Task to carry out: Return, unaltered, every line from the beginning of the material below up to and including the one with "lsd_dist_sq(double x1, double".

Exercise input:

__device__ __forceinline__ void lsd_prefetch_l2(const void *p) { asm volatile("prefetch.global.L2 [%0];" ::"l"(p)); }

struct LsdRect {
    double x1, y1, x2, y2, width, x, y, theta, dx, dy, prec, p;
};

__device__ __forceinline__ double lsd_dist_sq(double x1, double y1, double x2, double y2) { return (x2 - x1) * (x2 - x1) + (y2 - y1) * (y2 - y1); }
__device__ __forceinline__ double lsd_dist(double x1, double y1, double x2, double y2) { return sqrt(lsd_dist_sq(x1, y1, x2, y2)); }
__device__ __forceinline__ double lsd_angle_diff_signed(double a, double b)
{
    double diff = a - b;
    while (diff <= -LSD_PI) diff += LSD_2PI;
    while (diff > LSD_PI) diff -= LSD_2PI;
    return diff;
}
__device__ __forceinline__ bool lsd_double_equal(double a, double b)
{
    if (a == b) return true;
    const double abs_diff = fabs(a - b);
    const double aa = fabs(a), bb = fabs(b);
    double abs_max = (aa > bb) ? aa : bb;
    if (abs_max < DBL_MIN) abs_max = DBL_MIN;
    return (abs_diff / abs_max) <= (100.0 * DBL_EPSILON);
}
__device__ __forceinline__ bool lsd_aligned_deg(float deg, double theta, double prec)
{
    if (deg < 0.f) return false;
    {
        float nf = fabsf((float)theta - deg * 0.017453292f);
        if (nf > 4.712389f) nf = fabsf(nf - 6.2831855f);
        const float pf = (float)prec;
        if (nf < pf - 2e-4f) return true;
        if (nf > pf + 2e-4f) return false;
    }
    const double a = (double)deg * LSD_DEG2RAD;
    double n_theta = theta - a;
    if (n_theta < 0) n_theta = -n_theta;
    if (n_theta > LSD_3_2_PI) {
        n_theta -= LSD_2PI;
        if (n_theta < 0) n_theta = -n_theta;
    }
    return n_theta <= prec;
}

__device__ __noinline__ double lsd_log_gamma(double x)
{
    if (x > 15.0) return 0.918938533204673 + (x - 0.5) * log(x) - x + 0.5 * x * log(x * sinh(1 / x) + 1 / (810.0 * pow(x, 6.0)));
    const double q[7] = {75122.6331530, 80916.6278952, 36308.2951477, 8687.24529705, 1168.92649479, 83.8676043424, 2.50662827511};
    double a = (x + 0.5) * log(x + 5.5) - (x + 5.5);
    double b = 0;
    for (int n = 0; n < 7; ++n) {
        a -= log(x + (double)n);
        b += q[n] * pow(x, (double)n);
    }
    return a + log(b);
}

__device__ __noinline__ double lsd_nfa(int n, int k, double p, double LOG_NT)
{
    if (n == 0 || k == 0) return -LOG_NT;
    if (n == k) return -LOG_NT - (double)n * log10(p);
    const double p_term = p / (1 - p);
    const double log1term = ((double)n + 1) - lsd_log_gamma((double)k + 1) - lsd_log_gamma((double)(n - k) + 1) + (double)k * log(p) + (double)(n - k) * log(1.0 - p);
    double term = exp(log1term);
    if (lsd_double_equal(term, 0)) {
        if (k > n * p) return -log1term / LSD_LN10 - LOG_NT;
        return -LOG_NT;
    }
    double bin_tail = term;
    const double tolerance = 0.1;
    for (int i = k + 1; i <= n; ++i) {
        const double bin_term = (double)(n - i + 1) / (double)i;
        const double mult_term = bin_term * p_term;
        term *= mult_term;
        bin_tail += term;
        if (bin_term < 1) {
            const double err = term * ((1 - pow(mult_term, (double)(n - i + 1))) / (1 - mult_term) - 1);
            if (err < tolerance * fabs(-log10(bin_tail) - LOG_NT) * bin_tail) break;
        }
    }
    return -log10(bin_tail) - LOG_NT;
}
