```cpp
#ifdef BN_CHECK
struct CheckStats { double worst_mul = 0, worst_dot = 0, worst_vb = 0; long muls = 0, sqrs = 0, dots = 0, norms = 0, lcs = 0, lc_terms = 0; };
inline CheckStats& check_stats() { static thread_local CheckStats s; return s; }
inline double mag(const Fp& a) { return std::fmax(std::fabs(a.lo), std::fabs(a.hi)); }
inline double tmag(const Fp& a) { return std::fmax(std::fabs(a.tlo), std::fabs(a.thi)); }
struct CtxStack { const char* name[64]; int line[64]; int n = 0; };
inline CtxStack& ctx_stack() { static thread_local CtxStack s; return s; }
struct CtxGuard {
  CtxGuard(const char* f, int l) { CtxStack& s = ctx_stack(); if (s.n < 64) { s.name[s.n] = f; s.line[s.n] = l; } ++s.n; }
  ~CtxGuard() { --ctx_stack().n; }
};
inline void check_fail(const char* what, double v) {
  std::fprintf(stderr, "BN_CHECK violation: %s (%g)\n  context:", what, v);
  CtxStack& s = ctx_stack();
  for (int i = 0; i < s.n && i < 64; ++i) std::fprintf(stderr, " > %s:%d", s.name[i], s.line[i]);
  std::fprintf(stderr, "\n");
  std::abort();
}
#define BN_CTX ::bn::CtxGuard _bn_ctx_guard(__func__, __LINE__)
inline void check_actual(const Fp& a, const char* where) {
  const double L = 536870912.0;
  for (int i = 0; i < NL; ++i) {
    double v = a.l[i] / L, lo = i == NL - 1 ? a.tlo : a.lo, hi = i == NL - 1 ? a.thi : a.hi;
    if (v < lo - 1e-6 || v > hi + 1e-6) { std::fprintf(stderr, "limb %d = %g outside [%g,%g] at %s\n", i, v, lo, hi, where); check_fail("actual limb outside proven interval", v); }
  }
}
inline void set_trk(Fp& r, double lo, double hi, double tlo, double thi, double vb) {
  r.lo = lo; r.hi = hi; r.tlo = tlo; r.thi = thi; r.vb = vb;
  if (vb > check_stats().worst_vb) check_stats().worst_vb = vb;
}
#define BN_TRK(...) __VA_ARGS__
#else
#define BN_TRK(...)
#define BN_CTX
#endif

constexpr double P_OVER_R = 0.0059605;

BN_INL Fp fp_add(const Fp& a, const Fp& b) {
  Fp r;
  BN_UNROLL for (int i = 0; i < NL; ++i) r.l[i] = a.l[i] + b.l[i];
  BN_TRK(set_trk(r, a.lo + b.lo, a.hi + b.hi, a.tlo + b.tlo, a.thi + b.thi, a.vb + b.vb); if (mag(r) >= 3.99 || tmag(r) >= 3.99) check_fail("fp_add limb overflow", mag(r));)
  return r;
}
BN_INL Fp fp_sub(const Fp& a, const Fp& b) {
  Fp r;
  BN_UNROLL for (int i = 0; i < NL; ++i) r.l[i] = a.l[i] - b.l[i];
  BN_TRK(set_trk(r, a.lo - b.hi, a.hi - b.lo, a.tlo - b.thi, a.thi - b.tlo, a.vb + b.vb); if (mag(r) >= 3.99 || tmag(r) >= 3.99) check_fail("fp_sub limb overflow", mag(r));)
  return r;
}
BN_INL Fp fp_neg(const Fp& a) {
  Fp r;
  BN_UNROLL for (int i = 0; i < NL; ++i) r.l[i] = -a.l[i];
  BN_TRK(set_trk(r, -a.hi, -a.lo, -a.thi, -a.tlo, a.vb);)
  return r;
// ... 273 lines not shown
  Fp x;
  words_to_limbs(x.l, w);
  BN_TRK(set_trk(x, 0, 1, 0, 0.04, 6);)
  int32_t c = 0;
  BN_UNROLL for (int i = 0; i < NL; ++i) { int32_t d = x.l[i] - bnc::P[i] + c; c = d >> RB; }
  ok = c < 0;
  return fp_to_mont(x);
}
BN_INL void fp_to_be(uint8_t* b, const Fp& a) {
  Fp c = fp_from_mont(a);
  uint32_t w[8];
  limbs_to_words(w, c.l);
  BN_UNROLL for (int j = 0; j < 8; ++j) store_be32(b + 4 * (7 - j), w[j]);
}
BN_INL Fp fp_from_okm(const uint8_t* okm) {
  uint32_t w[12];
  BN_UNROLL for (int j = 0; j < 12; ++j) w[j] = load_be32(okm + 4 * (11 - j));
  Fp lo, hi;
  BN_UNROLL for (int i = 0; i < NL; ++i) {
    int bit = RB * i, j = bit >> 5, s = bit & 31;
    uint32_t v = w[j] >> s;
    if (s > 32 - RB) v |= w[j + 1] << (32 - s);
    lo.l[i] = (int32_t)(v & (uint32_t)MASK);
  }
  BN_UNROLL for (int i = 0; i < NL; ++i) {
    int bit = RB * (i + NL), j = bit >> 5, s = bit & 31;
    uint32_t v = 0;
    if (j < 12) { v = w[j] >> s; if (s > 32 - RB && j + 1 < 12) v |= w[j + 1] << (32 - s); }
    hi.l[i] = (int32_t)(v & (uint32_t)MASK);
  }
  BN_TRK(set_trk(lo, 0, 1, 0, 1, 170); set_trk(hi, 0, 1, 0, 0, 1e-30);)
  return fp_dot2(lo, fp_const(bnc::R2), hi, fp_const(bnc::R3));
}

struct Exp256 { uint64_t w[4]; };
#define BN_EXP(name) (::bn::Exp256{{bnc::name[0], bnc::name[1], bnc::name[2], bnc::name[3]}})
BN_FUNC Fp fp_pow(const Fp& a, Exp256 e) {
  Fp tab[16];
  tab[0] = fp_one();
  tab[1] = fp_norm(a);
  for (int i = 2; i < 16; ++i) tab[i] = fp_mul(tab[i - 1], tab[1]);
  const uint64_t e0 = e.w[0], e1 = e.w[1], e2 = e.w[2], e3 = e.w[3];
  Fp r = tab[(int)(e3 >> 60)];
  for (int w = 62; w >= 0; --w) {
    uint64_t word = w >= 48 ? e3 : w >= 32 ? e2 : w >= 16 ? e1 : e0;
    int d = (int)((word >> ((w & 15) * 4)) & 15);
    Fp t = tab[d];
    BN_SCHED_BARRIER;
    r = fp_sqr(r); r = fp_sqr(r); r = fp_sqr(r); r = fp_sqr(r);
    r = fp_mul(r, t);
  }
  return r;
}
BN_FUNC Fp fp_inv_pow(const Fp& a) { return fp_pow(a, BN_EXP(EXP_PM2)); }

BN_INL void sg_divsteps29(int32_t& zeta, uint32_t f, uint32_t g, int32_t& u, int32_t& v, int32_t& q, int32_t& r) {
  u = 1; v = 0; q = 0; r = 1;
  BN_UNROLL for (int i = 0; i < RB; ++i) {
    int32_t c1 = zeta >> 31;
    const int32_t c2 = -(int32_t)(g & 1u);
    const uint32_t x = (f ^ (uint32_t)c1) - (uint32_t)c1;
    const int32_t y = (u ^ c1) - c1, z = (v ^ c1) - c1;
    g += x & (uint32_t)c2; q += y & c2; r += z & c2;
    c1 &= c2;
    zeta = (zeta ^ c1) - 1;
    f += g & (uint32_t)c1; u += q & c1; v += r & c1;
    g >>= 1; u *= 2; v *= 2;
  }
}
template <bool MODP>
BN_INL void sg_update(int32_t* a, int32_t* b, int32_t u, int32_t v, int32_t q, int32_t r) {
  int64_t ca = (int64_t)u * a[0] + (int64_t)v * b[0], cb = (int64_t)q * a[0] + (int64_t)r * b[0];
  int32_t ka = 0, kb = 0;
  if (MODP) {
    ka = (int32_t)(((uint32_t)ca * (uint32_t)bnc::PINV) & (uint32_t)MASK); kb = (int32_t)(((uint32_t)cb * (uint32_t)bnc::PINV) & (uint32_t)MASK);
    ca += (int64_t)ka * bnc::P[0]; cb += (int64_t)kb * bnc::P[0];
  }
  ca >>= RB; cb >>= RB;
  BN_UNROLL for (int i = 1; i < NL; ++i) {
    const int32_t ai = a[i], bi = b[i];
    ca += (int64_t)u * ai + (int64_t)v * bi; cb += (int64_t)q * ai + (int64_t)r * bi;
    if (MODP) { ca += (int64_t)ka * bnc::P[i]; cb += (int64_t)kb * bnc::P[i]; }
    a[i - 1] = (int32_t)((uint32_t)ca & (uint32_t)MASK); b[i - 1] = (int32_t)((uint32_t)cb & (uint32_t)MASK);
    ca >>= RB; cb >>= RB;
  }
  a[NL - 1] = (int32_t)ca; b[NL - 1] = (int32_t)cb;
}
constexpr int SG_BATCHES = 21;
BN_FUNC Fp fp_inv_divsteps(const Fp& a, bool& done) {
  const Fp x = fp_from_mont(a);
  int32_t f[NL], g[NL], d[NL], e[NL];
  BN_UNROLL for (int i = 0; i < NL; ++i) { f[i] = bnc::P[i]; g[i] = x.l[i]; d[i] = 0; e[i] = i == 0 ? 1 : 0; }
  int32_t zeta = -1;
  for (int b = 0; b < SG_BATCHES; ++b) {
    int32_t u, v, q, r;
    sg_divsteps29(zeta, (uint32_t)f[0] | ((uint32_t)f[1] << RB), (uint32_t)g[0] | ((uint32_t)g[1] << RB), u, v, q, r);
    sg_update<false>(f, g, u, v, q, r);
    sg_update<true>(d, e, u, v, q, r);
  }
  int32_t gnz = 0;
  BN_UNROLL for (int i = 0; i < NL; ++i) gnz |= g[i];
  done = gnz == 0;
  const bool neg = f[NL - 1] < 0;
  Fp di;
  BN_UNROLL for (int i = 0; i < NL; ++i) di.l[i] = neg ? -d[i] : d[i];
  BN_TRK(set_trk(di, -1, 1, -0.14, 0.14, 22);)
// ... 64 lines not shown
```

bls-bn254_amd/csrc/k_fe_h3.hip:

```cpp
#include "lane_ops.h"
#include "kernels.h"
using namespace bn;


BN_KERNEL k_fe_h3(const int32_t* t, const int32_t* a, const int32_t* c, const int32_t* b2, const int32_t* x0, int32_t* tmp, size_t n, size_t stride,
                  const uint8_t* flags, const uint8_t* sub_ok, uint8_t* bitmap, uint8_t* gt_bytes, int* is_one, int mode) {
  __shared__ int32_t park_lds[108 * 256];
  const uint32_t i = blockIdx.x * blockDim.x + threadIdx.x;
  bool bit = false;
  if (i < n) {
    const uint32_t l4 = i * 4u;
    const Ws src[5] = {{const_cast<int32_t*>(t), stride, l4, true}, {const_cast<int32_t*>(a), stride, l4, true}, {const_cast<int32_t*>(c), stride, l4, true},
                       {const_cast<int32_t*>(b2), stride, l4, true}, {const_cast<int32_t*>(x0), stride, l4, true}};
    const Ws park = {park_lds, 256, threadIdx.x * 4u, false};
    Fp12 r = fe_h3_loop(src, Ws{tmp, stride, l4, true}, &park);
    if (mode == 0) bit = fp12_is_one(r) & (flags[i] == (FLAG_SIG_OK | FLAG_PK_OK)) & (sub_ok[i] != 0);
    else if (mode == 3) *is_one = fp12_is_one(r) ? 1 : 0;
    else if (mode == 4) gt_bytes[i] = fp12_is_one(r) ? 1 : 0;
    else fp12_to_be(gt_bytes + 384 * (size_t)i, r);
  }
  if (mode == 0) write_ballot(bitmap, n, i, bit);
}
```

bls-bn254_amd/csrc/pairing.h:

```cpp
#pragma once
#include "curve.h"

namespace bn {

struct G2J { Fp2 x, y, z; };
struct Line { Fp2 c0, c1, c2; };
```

Answer:
__device__ __forceinline__ void lsd_prefetch_l2(const void *p) { asm volatile("prefetch.global.L2 [%0];" ::"l"(p)); }

struct LsdRect {
    double x1, y1, x2, y2, width, x, y, theta, dx, dy, prec, p;
};

__device__ __forceinline__ double lsd_dist_sq(double x1, double y1, double x2, double y2) { return (x2 - x1) * (x2 - x1) + (y2 - y1) * (y2 - y1); }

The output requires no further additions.